Cyber Security InfoSec Engineer ( R-00086156 )
Leidos is seeking a Cyber Security InfoSec Engineer will provide support for a 150+ FTE technical development program supporting the Sponsor’s Entitlement Programs as well as IdAM /ICAM, Authentication, Authorization, Attributes and Digital Policy Management. This position is located in the Reston, VA area and requires an active TS/SCI with Polygraph in order to be considered.
The Cyber Security Engineer will target, assess, exploit, and report risks and vulnerabilities of information systems to provide senior decision makers with actionable data.
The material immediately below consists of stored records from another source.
template <int PW>
__global__ void __launch_bounds__(PW * 64) hot_step_kernel(StepArgs a) {
    extern __shared__ __attribute__((aligned(16))) unsigned char smem[];
    __shared__ int go, fc_stage;
    __shared__ __attribute__((aligned(16))) double kf_stage[AV_KF_STATE_DOUBLES + 2];
    __shared__ __attribute__((aligned(32))) double kf_start[4];
    __shared__ __attribute__((aligned(16))) double kf_carry[KF_CARRY_DOUBLES];
    __shared__ int kf_tail;
    __shared__ __attribute__((aligned(16))) int d_box[8 * 4];
    __shared__ __attribute__((aligned(16))) double d_conf[8], d_area[8], z_stage[4];
    __shared__ int d_cls[8], d_n[1];
    const int tid = threadIdx.x;
    const bool seq = a.flags != nullptr;
    if ((int)blockIdx.x < a.S) {
        if (PW > STEP_NW && tid >= STEP_NW * 64) return;
        const int s = blockIdx.x;
        StepClock ck;
        ck.start(a, 0);
        int fc_before = 0;
        if (tid == 0) {
            fc_before = seq ? (int)((unsigned)a.flags[flag_base(a.S) + s] + (unsigned)a.seq) : a.frame_count[s];
            fc_stage = fc_before;
            simdet_frame<true>(0, 0, 0, a.h, a.w, a.dcap, &fc_stage, a.tab, a.cdf, d_n, d_box, d_cls, d_conf,
                               a.det_status ? a.det_status + s : nullptr);
            for (int i = 0; i < a.dcap; ++i)
                d_area[i] = (double)(d_box[4 * i + 2] - d_box[4 * i]) * (double)(d_box[4 * i + 3] - d_box[4 * i + 1]);
        }
        ck.mark(0);
        if (seq && !seq_enter(a, 2 * s, &go)) return;
        ck.mark(1);
        unsigned char* stage = smem + a.stage_off;
        int fc0 = 0;
        if (seq && tid == 0) fc0 = __hip_atomic_load(a.frame_count + s, __ATOMIC_RELAXED, __HIP_MEMORY_SCOPE_AGENT);
        fetch_record(a.trk_state + (size_t)s * state_bytes(a.tcap, a.tcfg.trajectory_length), stage,
                     (HDR_INTS * 4 + a.tcap * (int)sizeof(av_track_row)) / 8, 64, STEP_NW * 64, seq);
        if (tid == 0) {
            if (seq) {
                if (fc0 != fc_before) atomicOr(a.flags + flag_fault(a.S), 2);
                __hip_atomic_store(a.frame_count + s, fc_stage, __ATOMIC_RELAXED, __HIP_MEMORY_SCOPE_AGENT);
            } else {
                a.frame_count[s] = fc_stage;
            }
        }
        if (seq) __builtin_amdgcn_s_waitcnt(0x0F70);
        __syncthreads();
        ck.mark(2);
        if (tid < a.dcap) {
            reinterpret_cast<int4*>(a.det_box)[(size_t)s * a.dcap + tid] = reinterpret_cast<const int4*>(d_box)[tid];
            a.det_cls[(size_t)s * a.dcap + tid] = d_cls[tid];
            a.det_conf[(size_t)s * a.dcap + tid] = d_conf[tid];
            if (tid == 0) a.det_n[s] = d_n[0];
        }
        tracker_body<false, 8, STEP_NW>(a.tcfg, 1, a.dcap, d_n, d_box, d_cls, d_conf, a.tcap, a.trk_state, a.snap, a.snap_n,
                                        a.det2trk, 1, s, smem, 0xFEDCBA9876543210ull, stage, seq, 0,
                                        seq ? a.flags + 32 * (2 * s) : nullptr, (int)((unsigned)a.seq + 1u), (a.fence & 8) != 0, d_area);
        ck.mark(3);
        if (a.wire) {
            __syncthreads();
            if (tid < a.tcap)
                wire_put(a.wire + (size_t)s * (AV_WIRE_HDR_BYTES + (size_t)a.tcap * AV_WIRE_ROW_BYTES), tid, a.snap_n[s], a.tcap,
                         a.snap + (size_t)s * a.tcap, a.stream0 + s, a.frame0 + fc_stage);
        }
    } else {
        const int s = blockIdx.x - a.S;
        StepClock ck;
        ck.start(a, 1);
        if (tid < 4) z_stage[tid] = a.z[(size_t)s * 4 + tid];
        if (seq && !seq_enter(a, 2 * s + 1, &go)) return;
        ck.mark(1);
        double *vs = a.vstate + (size_t)s * AV_VSTATE_DOUBLES, *ps = a.plan_state + (size_t)s * 4;
        if (tid < 64) {
            double* rec = a.kf_state + (size_t)s * AV_KF_STATE_DOUBLES;
            fetch_record(rec, kf_stage, AV_KF_STATE_DOUBLES, 0, 64, seq);
            __builtin_amdgcn_fence(__ATOMIC_RELEASE, "workgroup", "local");
            __builtin_amdgcn_wave_barrier();
            __builtin_amdgcn_fence(__ATOMIC_ACQUIRE, "workgroup", "local");
            ck.mark(2);
            const bool separable = kf_axis_chain1(a.kcfg, z_stage, kf_stage, kf_start, kf_carry, tid);
            if (tid == 0) {
                kf_tail = separable;
                if (!separable) {
                    kf_dense_stream_lds(a.kcfg, 0, 1, z_stage, nullptr, kf_stage, vs, kf_start);
                    *reinterpret_cast<double4*>(ps) = *reinterpret_cast<const double4*>(kf_start);
                }
            }
            __builtin_amdgcn_fence(__ATOMIC_RELEASE, "workgroup", "local");
            __builtin_amdgcn_wave_barrier();
            __builtin_amdgcn_fence(__ATOMIC_ACQUIRE, "workgroup", "local");
            if (tid < AV_KF_STATE_DOUBLES) {
                if (seq)
                    __hip_atomic_store(reinterpret_cast<unsigned long long*>(rec) + tid, (unsigned long long)__double_as_longlong(kf_stage[tid]),
                                       __ATOMIC_RELAXED, __HIP_MEMORY_SCOPE_AGENT);
                else
                    rec[tid] = kf_stage[tid];
            }
        }
        ck.mark(3);
        __syncthreads();
        ck.mark(4);
        constexpr int KF_ROT = 4;
        static_assert(KF_ROT + 3 < PW, "wave 0 must not be a phase-1 pair wave nor the heading wave (task wave PW - 1)");
        if (seq && tid < 64) {
            __builtin_amdgcn_s_waitcnt(0x0F70);
            if (tid == 0) seq_leave(a, 2 * s + 1);
        }
        ck.mark(5);
        const bool clocks = seq && (a.fence & 8);
        auto tail = [&](int task_wave) {
            if (task_wave != 0 || !kf_tail) return;
            const unsigned long long t0 = clocks ? __builtin_amdgcn_s_memrealtime() : 0ull;
            kf_axis_tail1(a.kcfg, kf_stage, kf_carry, vs, ps, tid & 63);
            if (clocks && (tid & 63) == 0)
                atomicAdd(reinterpret_cast<unsigned long long*>(a.flags + flag_stats(a.S)) + 16 + 7, __builtin_amdgcn_s_memrealtime() - t0);
        };
        plan_block<1, PW>(a.pp, s, a.S, kf_start, nullptr, 0, nullptr, 0, a.wp, a.cost, a.order, reinterpret_cast<double*>(smem), 0, KF_ROT,
                          tail);
        ck.mark(6);
    }
}

}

Cyber Security Engineers are responsible for IT security/vulnerability assessments and managing overall network security using network and security-related hardware and software.
- Identify and define applicable security controls and responses for the project.
- Review responses, enter responses into the cyber risk management platform, and update risks.
- Identify common controls and draft common control language for the cyber risk management platform.
- Perform security maintenance duties, such as performing analyses of vulnerabilities and providing recommended resolutions.
- Maintain awareness of system level changes, ensure proper patch levels, and upload cyclic scans to the appropriate repositories.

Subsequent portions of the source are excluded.